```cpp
int mgx_create_rank(const mgx_config* cfg, int rank, int world, const void* rccl_id, const mgx_transport* transport,
                    mgx_handle* out)
{
    if (!cfg || !out) { g_create_error = "null argument"; return MGX_ERR_INVALID; }
    *out = nullptr;
    if (cfg->smoother == MGX_SMOOTHER_CHEBYSHEV) {
        g_create_error = "MGX_SMOOTHER_CHEBYSHEV: single-GPU handles of op = MGX_OPERATOR_STENCIL5 / MGX_OPERATOR_GALERKIN only";
        return MGX_ERR_INVALID;
    }
    if (cfg->smoother >= MGX_SMOOTHER_LINE_X && cfg->smoother <= MGX_SMOOTHER_LINE_ALT) {
        g_create_error = "MGX_SMOOTHER_LINE_X / LINE_Y / LINE_ALT: single-GPU handles of op = MGX_OPERATOR_STENCIL5 / MGX_OPERATOR_GALERKIN only";
        return MGX_ERR_INVALID;
    }
    if (cfg->coarsest_level < 2 || cfg->finest_level < cfg->coarsest_level || cfg->finest_level > 15 ||
        cfg->mu1 < 0 || cfg->mu2 < 0 || !(cfg->omega > 0.0 && cfg->omega < 2.0) || cfg->smoother < 0 || cfg->smoother > 1 ||
        cfg->dtype < 0 || cfg->dtype > 2 || cfg->restrict_mode < 0 || cfg->restrict_mode > 1 || cfg->bottom < 0 || cfg->bottom > 1 || cfg->arith < 0 || cfg->arith > 1 ||
        (rank >= 0 && (world < 1 || rank >= world)) || (rank < 0 && cfg->n_gpus < 2)) {
        g_create_error = "invalid configuration";
        return MGX_ERR_INVALID;
    }
    if (cfg->op != MGX_OPERATOR_POISSON) {
        g_create_error = "multi-GPU handles: op = MGX_OPERATOR_POISSON only (MGX_OPERATOR_STENCIL5 / MGX_OPERATOR_GALERKIN: one GPU)";
        return MGX_ERR_INVALID;
    }
    log_runtime_libs("mgx_create_rank");
    mgx_solver* s = new (std::nothrow) mgx_solver();
    if (!s) { g_create_error = "out of host memory"; return MGX_ERR_ALLOC; }
    s->cfg = *cfg;
    const int rc = dist_create(s, &s->cfg, rank, world, rccl_id, transport);
    if (rc != MGX_OK) { g_create_error = s->err; mgx_destroy(s); return rc; }
    *out = s;
    return MGX_OK;
}

int mgx_runtime_libs(char* buf, size_t cap)
{
    if (!buf || cap == 0) return -1;
    buf[0] = 0;
    FILE* fh = std::fopen("/proc/self/maps", "r");
    if (!fh) return -1;
    std::vector<std::string> seen;
    char line[4096];
    while (std::fgets(line, sizeof line, fh)) {
        const char* path = std::strchr(line, '/');
        if (!path) continue;
        std::string p(path);
        while (!p.empty() && (p.back() == '\n' || p.back() == ' ')) p.pop_back();
        const char* names[] = {"libamdhip64", "libhsa-runtime64", "librccl", "libmgx", "libhiprtc", "libamd_comgr"};
        bool want = false;
        for (const char* n : names) want = want || p.find(n) != std::string::npos;
        if (!want || std::find(seen.begin(), seen.end(), p) != seen.end()) continue;
        seen.push_back(p);
    }
    std::fclose(fh);
    std::string out;
    for (const auto& p : seen) { out += p; out += '\n'; }
    if (out.size() + 1 > cap) out.resize(cap - 1);
    std::memcpy(buf, out.c_str(), out.size() + 1);
    return (int)out.size();
}

int mgx_rccl_unique_id(void* out128)
{
    if (!out128) return MGX_ERR_INVALID;
    ncclUniqueId id;
    if (ncclGetUniqueId(&id) != ncclSuccess) return MGX_ERR_HIP;
    std::memset(out128, 0, 128);
    std::memcpy(out128, &id, sizeof(id) < 128 ? sizeof(id) : 128);
    return MGX_OK;
}

#ifdef MGX_WAVE_TRACE
__attribute__((visibility("default"))) int mgx_debug_wave_trace(void* out, int cap)
{
    int n = 0;
    if (hipDeviceSynchronize() != hipSuccess) return -1;
    if (hipMemcpyFromSymbol(&n, HIP_SYMBOL(mgx::g_wave_trace_n), sizeof(int)) != hipSuccess) return -1;
    n = std::min(std::min(n, cap), 1 << 16);
    if (hipMemcpyFromSymbol(out, HIP_SYMBOL(mgx::g_wave_trace), (size_t)n * sizeof(mgx::WaveTrace)) != hipSuccess) return -1;
    return n;
}
#endif

long mgx_dist_exchanges(mgx_handle s) { return (s && s->dist) ? s->dist->exchanges : -1; }
long mgx_dist_overlapped(mgx_handle s) { return (s && s->dist) ? s->dist->overlapped : -1; }

int mgx_memcpy_d2h(void* dst_host, const void* src_dev, size_t bytes, void* stream)
{
    if (hipMemcpyAsync(dst_host, src_dev, bytes, hipMemcpyDeviceToHost, (hipStream_t)stream) != hipSuccess) return MGX_ERR_HIP;
    return hipStreamSynchronize((hipStream_t)stream) == hipSuccess ? MGX_OK : MGX_ERR_HIP;
}

int mgx_memcpy_h2d(void* dst_dev, const void* src_host, size_t bytes, void* stream)
{
    if (hipMemcpyAsync(dst_dev, src_host, bytes, hipMemcpyHostToDevice, (hipStream_t)stream) != hipSuccess) return MGX_ERR_HIP;
    return hipStreamSynchronize((hipStream_t)stream) == hipSuccess ? MGX_OK : MGX_ERR_HIP;
}

struct mgx_dist_planner { mgx::DistPlanner p; };

int mgx_plan_create(const mgx_config* cfg, int n_slabs, int g, int fold, int deep, mgx_plan_handle* out)
{
    if (!cfg || !out) { g_plan_error = "null argument"; return MGX_ERR_INVALID; }
    *out = nullptr;
    if (cfg->smoother == MGX_SMOOTHER_CHEBYSHEV) {
        g_plan_error = "MGX_SMOOTHER_CHEBYSHEV: the slab plan runs the constant stencil (Jacobi or red-black GS) only";
        return MGX_ERR_INVALID;
    }
    if (cfg->smoother >= MGX_SMOOTHER_LINE_X && cfg->smoother <= MGX_SMOOTHER_LINE_ALT) {
        g_plan_error = "MGX_SMOOTHER_LINE_X / LINE_Y / LINE_ALT: the slab plan runs the constant stencil (Jacobi or red-black GS) only";
        return MGX_ERR_INVALID;
    }
    const int cut = dist_cut_level(*cfg, n_slabs);
    mgx_dist_planner* h = new (std::nothrow) mgx_dist_planner();
    if (!h) return MGX_ERR_ALLOC;
    if (h->p.init(plan_cfg_of(*cfg, n_slabs, g, cut, fold != 0, deep != 0)) != MGX_OK) {
        g_plan_error = h->p.err;
        delete h;
        return MGX_ERR_INVALID;
    }
    *out = h;
    return MGX_OK;
}

int mgx_plan_destroy(mgx_plan_handle p) { delete p; return MGX_OK; }
const char* mgx_plan_last_error(void) { return g_plan_error.c_str(); }
int mgx_plan_cut_level(mgx_plan_handle p) { return p ? p->p.c.cut : -1; }

int mgx_plan_level(mgx_plan_handle p, int level, mgx_dist_level* out)
{
    if (!p || !out || level <= p->p.c.cut || level > p->p.c.finest) return MGX_ERR_INVALID;
    *out = p->p.L(level);
    return MGX_OK;
}

int mgx_plan_cut_share(mgx_plan_handle p, int* row0, int* rows)
{
    if (!p || !row0 || !rows) return MGX_ERR_INVALID;
    *row0 = p->p.c_row0; *rows = p->p.c_rows;
    return MGX_OK;
}

int mgx_plan_guess_set(mgx_plan_handle p, int all_rows)
{
    if (!p) return MGX_ERR_INVALID;
    if (all_rows) p->p.guess_set(); else p->p.guess_changed();
    return MGX_OK;
}

static int plan_emit(mgx_plan_handle p, mgx_dist_op* ops, int cap, bool norm)
{
    if (!p || (!ops && cap > 0)) return MGX_ERR_INVALID;
    std::vector<mgx_dist_op> v;
    mgx::DistPlanner trial = p->p;
    if (norm) trial.emit_norm(v); else trial.emit_vcycle(v);
    if ((int)v.size() > cap) return -(int)v.size();
    p->p = trial;
    for (size_t i = 0; i < v.size(); ++i) ops[i] = v[i];
    return (int)v.size();
}
int mgx_plan_vcycle(mgx_plan_handle p, mgx_dist_op* ops, int cap) { return plan_emit(p, ops, cap, false); }
int mgx_plan_norm(mgx_plan_handle p, mgx_dist_op* ops, int cap) { return plan_emit(p, ops, cap, true); }
int mgx_plan_fmg(mgx_plan_handle p, mgx_dist_op* ops, int cap)
{
    if (!p || (!ops && cap > 0)) return MGX_ERR_INVALID;
    std::vector<mgx_dist_op> v;
    mgx::DistPlanner trial = p->p;
    trial.emit_fmg(v);
    if ((int)v.size() > cap) return -(int)v.size();
    p->p = trial;
    for (size_t i = 0; i < v.size(); ++i) ops[i] = v[i];
    return (int)v.size();
}

}
```

### multigrid_nikhil_c-_amd/csrc/mgx_bottom.hpp

```cpp
#pragma once

#include <hip/hip_runtime.h>
#include <cmath>
#include <vector>

#ifndef MGX_DST_DEEP
#define MGX_DST_DEEP 32
#endif

namespace mgx {

template <typename T, bool FIRST>
__global__ void __launch_bounds__(256)
k_dst_pair(const double* __restrict__ S, const void* __restrict__ Xv, void* __restrict__ Ov, const double* __restrict__ s,
           int n, long gpitch)
{
    __shared__ double prow[256];
    const int j = threadIdx.x;
    const int i = blockIdx.x;
    const bool live = j < n;
    constexpr int kDeep = MGX_DST_DEEP;
    const double* Sr = S + (long)i * n;
    double acc = 0.0;
    {
        int k = 0;
        for (; k + kDeep <= n; k += kDeep) {
            double x[kDeep];
#pragma unroll
            for (int q = 0; q < kDeep; ++q) {
                if constexpr (FIRST) x[q] = live ? (double)(reinterpret_cast<const T*>(Xv)[(long)(k + q + 1) * gpitch + (j + 1)]) : 0.0;
                else x[q] = live ? reinterpret_cast<const double*>(Xv)[(long)(k + q) * n + j] : 0.0;
            }
#pragma unroll
            for (int q = 0; q < kDeep; ++q) acc += Sr[k + q] * x[q];
        }
        double x[kDeep];
#pragma unroll
        for (int q = 0; q < kDeep; ++q) {
            const bool ok = live && (k + q < n);
            if constexpr (FIRST) x[q] = ok ? (double)(reinterpret_cast<const T*>(Xv)[(long)(k + q + 1) * gpitch + (j + 1)]) : 0.0;
            else x[q] = ok ? reinterpret_cast<const double*>(Xv)[(long)(k + q) * n + j] : 0.0;
        }
#pragma unroll
        for (int q = 0; q < kDeep; ++q)
            if (k + q < n) acc += Sr[k + q] * x[q];
    }
    prow[j] = acc;
    __syncthreads();
    double out = 0.0;
    {
        int k = 0;
        for (; k + kDeep <= n; k += kDeep) {
            double x[kDeep];
#pragma unroll
            for (int q = 0; q < kDeep; ++q) x[q] = live ? S[(long)(k + q) * n + j] : 0.0;
#pragma unroll
            for (int q = 0; q < kDeep; ++q) out += prow[k + q] * x[q];
        }
        double x[kDeep];
#pragma unroll
        for (int q = 0; q < kDeep; ++q) x[q] = (live && k + q < n) ? S[(long)(k + q) * n + j] : 0.0;
#pragma unroll
        for (int q = 0; q < kDeep; ++q)
            if (k + q < n) out += prow[k + q] * x[q];
    }
    if (!live) return;
    if constexpr (FIRST) reinterpret_cast<double*>(Ov)[(long)i * n + j] = out / (s[i] + s[j]);
    else reinterpret_cast<T*>(Ov)[(long)(i + 1) * gpitch + (j + 1)] = (T)out;
}
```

[Exercise requirements]: Count each line above in which the string "path" appears, then state only the total.

[Result of the task]: 3